● What is being asked:
Look through the entries for the string "tile" and copy every line where it shows up.

● Exercise inputs:
Segment Open
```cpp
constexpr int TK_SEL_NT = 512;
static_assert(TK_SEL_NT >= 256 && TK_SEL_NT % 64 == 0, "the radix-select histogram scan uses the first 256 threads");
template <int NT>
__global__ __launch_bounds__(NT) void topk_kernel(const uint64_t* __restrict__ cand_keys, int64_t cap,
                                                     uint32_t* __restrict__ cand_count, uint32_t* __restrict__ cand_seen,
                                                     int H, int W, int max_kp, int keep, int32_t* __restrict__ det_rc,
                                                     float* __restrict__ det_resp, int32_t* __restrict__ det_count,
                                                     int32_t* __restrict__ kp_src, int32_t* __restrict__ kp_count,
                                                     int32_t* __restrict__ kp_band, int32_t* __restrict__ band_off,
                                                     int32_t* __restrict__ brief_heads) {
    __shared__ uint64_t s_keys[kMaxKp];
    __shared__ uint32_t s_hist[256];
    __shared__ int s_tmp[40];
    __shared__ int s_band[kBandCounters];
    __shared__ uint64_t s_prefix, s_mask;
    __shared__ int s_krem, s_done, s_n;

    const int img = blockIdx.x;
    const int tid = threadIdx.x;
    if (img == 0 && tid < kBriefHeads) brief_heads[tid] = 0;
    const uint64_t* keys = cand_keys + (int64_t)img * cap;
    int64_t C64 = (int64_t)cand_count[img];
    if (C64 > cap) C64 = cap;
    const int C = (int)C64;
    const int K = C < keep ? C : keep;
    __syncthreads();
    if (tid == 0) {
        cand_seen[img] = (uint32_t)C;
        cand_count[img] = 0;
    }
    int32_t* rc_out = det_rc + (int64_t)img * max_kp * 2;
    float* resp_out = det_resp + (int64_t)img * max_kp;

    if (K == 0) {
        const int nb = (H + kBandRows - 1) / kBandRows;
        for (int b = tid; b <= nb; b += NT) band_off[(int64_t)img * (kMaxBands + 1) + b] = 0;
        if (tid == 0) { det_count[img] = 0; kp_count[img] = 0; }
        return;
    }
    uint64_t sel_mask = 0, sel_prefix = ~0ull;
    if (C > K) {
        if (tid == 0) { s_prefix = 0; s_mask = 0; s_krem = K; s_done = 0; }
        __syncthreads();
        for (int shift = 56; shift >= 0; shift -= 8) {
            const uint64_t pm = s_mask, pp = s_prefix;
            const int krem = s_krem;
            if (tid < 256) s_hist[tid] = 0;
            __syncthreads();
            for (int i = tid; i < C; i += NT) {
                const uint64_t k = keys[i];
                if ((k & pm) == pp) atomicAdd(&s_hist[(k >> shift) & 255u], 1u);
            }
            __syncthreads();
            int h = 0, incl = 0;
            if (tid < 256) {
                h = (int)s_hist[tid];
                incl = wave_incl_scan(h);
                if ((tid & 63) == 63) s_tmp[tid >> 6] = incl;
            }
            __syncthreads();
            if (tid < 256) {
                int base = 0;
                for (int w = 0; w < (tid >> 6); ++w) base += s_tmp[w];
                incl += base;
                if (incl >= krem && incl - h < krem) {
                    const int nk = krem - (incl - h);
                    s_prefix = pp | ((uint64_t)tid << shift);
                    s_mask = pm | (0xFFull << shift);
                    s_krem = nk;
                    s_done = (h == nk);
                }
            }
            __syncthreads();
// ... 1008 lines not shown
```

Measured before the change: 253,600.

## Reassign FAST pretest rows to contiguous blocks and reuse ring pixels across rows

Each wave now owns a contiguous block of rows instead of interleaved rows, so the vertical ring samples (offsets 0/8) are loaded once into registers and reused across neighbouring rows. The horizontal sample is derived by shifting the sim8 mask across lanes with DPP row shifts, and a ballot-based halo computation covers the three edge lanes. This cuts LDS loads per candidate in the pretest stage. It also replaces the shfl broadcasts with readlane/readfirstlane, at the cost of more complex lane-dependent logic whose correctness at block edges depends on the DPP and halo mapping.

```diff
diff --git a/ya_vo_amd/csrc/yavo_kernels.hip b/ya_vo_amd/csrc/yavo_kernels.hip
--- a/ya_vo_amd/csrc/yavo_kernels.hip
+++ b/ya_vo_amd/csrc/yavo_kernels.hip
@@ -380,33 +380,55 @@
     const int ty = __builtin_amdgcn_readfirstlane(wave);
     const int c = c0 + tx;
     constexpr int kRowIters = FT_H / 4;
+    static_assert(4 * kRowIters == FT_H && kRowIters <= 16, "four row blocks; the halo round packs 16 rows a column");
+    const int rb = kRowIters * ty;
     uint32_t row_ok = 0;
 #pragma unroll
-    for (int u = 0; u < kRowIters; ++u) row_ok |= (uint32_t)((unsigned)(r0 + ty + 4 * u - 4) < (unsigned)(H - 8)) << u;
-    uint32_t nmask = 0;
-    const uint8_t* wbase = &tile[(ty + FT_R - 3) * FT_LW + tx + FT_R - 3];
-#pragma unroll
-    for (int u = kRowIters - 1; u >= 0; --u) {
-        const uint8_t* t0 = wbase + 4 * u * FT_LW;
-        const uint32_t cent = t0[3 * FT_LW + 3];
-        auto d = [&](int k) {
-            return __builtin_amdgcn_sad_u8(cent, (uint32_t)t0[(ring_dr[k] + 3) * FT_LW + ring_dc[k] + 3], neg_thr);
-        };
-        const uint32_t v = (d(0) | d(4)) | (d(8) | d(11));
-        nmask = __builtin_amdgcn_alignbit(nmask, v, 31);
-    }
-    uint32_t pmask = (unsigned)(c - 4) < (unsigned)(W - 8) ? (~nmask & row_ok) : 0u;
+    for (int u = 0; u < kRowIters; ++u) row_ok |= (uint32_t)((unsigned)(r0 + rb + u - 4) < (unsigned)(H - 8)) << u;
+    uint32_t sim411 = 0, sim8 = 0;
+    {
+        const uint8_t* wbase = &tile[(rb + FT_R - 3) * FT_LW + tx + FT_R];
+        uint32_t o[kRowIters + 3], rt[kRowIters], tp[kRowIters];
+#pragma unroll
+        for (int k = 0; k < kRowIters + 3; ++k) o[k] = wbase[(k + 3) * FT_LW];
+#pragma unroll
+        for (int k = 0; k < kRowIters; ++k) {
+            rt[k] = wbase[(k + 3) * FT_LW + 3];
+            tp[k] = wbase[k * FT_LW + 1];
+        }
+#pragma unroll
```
Segment Closed
● Result of the exercise:
-    const uint8_t* wbase = &tile[(ty + FT_R - 3) * FT_LW + tx + FT_R - 3];
+        const uint8_t* wbase = &tile[(rb + FT_R - 3) * FT_LW + tx + FT_R];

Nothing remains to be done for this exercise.